» **EXCERPTED DATA**

Segment Open

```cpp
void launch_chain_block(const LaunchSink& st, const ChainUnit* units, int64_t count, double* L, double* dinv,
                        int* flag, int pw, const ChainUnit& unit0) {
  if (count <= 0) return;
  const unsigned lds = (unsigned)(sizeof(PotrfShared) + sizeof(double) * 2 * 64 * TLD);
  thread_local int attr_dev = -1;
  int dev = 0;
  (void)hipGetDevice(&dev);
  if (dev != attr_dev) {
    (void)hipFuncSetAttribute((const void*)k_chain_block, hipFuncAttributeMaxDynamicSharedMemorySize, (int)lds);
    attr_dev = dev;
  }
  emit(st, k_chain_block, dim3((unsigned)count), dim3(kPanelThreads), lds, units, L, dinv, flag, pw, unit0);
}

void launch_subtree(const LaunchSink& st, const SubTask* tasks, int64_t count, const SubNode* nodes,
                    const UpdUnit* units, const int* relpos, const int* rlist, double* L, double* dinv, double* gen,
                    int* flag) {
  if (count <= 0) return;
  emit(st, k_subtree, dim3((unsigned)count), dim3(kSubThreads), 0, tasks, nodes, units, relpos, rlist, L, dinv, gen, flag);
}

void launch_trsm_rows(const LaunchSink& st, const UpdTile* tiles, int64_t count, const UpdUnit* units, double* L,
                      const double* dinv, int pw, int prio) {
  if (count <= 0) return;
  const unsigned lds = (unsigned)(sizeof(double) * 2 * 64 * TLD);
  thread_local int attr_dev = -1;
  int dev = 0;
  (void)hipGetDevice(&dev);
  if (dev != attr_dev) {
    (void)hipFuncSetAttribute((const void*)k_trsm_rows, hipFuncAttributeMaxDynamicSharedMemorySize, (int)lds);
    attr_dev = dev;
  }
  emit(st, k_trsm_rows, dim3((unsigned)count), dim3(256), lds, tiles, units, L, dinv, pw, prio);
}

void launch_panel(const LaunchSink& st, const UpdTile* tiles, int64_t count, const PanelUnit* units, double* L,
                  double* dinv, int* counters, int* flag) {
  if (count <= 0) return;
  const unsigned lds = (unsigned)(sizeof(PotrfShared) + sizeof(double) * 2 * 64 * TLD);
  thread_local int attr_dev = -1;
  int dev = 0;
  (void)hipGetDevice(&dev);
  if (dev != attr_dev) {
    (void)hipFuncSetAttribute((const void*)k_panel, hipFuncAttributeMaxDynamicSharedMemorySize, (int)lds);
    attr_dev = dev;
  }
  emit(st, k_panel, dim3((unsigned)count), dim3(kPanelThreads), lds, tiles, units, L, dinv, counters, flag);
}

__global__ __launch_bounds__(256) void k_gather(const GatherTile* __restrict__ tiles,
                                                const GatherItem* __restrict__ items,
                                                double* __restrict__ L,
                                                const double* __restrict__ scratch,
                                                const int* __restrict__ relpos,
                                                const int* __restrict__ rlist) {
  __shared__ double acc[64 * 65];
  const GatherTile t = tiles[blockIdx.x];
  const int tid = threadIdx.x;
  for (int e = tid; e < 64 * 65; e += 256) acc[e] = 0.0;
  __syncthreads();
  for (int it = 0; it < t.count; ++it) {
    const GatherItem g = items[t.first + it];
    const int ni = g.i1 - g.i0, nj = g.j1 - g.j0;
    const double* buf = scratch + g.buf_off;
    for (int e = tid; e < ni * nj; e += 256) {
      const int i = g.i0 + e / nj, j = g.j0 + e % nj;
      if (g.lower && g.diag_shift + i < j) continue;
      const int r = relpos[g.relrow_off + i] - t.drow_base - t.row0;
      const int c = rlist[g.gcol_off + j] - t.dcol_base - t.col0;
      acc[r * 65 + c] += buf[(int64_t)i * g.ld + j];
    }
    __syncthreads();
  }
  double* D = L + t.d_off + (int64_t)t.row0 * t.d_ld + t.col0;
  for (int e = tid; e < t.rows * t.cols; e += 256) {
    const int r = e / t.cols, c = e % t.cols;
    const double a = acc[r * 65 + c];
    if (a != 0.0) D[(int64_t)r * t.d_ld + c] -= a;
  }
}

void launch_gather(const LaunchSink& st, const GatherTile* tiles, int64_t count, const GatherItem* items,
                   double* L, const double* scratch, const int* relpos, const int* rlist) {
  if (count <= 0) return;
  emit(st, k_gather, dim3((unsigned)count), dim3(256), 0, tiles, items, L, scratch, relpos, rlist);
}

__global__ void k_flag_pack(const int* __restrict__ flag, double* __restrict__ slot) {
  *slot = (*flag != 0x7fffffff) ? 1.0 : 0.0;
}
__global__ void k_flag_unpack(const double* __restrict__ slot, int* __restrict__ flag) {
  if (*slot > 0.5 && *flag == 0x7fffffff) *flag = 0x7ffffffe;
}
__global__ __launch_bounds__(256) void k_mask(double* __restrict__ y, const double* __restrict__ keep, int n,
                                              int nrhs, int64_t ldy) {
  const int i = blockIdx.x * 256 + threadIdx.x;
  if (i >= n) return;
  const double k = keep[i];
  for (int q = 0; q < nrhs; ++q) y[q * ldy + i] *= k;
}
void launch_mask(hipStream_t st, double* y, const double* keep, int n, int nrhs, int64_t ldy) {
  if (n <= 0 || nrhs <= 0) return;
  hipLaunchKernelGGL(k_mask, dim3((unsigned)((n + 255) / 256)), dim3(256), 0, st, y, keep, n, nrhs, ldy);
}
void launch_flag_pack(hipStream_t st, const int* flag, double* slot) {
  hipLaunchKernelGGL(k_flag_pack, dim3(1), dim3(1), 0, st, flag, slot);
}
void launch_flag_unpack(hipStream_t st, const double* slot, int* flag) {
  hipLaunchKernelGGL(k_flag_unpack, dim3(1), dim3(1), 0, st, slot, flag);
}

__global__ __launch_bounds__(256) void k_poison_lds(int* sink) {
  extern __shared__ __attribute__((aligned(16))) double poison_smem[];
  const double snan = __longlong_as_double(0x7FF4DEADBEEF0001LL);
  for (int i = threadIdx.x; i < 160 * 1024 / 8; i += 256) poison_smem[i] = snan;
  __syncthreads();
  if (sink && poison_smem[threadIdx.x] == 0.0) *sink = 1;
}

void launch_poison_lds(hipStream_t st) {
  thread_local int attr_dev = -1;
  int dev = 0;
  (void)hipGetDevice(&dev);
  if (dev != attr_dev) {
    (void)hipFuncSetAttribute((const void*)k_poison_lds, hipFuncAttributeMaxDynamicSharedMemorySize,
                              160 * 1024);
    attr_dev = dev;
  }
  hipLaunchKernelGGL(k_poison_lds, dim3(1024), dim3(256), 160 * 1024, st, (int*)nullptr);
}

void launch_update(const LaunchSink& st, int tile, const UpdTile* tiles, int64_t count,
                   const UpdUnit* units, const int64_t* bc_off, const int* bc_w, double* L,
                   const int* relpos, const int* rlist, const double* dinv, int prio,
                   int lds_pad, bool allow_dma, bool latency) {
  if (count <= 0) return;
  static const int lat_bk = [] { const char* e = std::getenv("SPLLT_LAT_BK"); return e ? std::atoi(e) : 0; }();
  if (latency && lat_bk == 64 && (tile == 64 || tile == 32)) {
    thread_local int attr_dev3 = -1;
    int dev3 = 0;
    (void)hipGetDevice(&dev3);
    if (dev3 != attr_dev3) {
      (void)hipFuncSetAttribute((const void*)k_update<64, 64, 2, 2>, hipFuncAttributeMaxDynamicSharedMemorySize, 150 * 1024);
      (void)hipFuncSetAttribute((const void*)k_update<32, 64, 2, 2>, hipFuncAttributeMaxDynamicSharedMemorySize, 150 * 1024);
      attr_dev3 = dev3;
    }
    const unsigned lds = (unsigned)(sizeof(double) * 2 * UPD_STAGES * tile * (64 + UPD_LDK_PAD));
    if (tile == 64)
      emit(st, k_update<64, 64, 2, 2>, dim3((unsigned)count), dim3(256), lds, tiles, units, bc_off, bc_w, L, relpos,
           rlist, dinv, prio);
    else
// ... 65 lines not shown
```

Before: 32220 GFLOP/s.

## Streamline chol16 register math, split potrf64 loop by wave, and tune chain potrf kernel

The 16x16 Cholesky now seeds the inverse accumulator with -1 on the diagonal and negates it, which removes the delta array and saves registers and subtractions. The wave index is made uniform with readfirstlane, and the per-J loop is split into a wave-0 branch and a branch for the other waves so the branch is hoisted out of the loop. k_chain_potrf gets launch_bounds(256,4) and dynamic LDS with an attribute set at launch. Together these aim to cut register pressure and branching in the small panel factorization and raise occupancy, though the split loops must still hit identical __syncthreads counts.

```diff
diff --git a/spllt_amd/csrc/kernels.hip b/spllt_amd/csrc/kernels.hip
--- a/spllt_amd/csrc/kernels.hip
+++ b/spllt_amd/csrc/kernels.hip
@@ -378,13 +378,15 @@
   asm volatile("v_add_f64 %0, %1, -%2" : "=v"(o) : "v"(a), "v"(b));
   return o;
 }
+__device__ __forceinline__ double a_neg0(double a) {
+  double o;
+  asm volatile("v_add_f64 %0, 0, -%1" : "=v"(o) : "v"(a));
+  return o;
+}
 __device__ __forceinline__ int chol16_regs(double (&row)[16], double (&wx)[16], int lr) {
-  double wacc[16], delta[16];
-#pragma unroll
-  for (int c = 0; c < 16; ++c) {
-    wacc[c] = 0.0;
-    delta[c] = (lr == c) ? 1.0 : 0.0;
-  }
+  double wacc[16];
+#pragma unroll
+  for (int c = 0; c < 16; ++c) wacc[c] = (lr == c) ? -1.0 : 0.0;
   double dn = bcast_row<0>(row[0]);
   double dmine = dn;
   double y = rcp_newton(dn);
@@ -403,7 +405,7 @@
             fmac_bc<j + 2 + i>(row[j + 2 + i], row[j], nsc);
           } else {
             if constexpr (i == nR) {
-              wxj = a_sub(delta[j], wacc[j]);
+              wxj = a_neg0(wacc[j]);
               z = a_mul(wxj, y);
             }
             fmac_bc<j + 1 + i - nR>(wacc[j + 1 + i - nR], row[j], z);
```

Segment Closed

» **WHAT YOU ARE ASKED TO DO**
Lines above with the word "volatile" should be counted, and the reply is that count alone.

» **EXERCISE RESULT**
2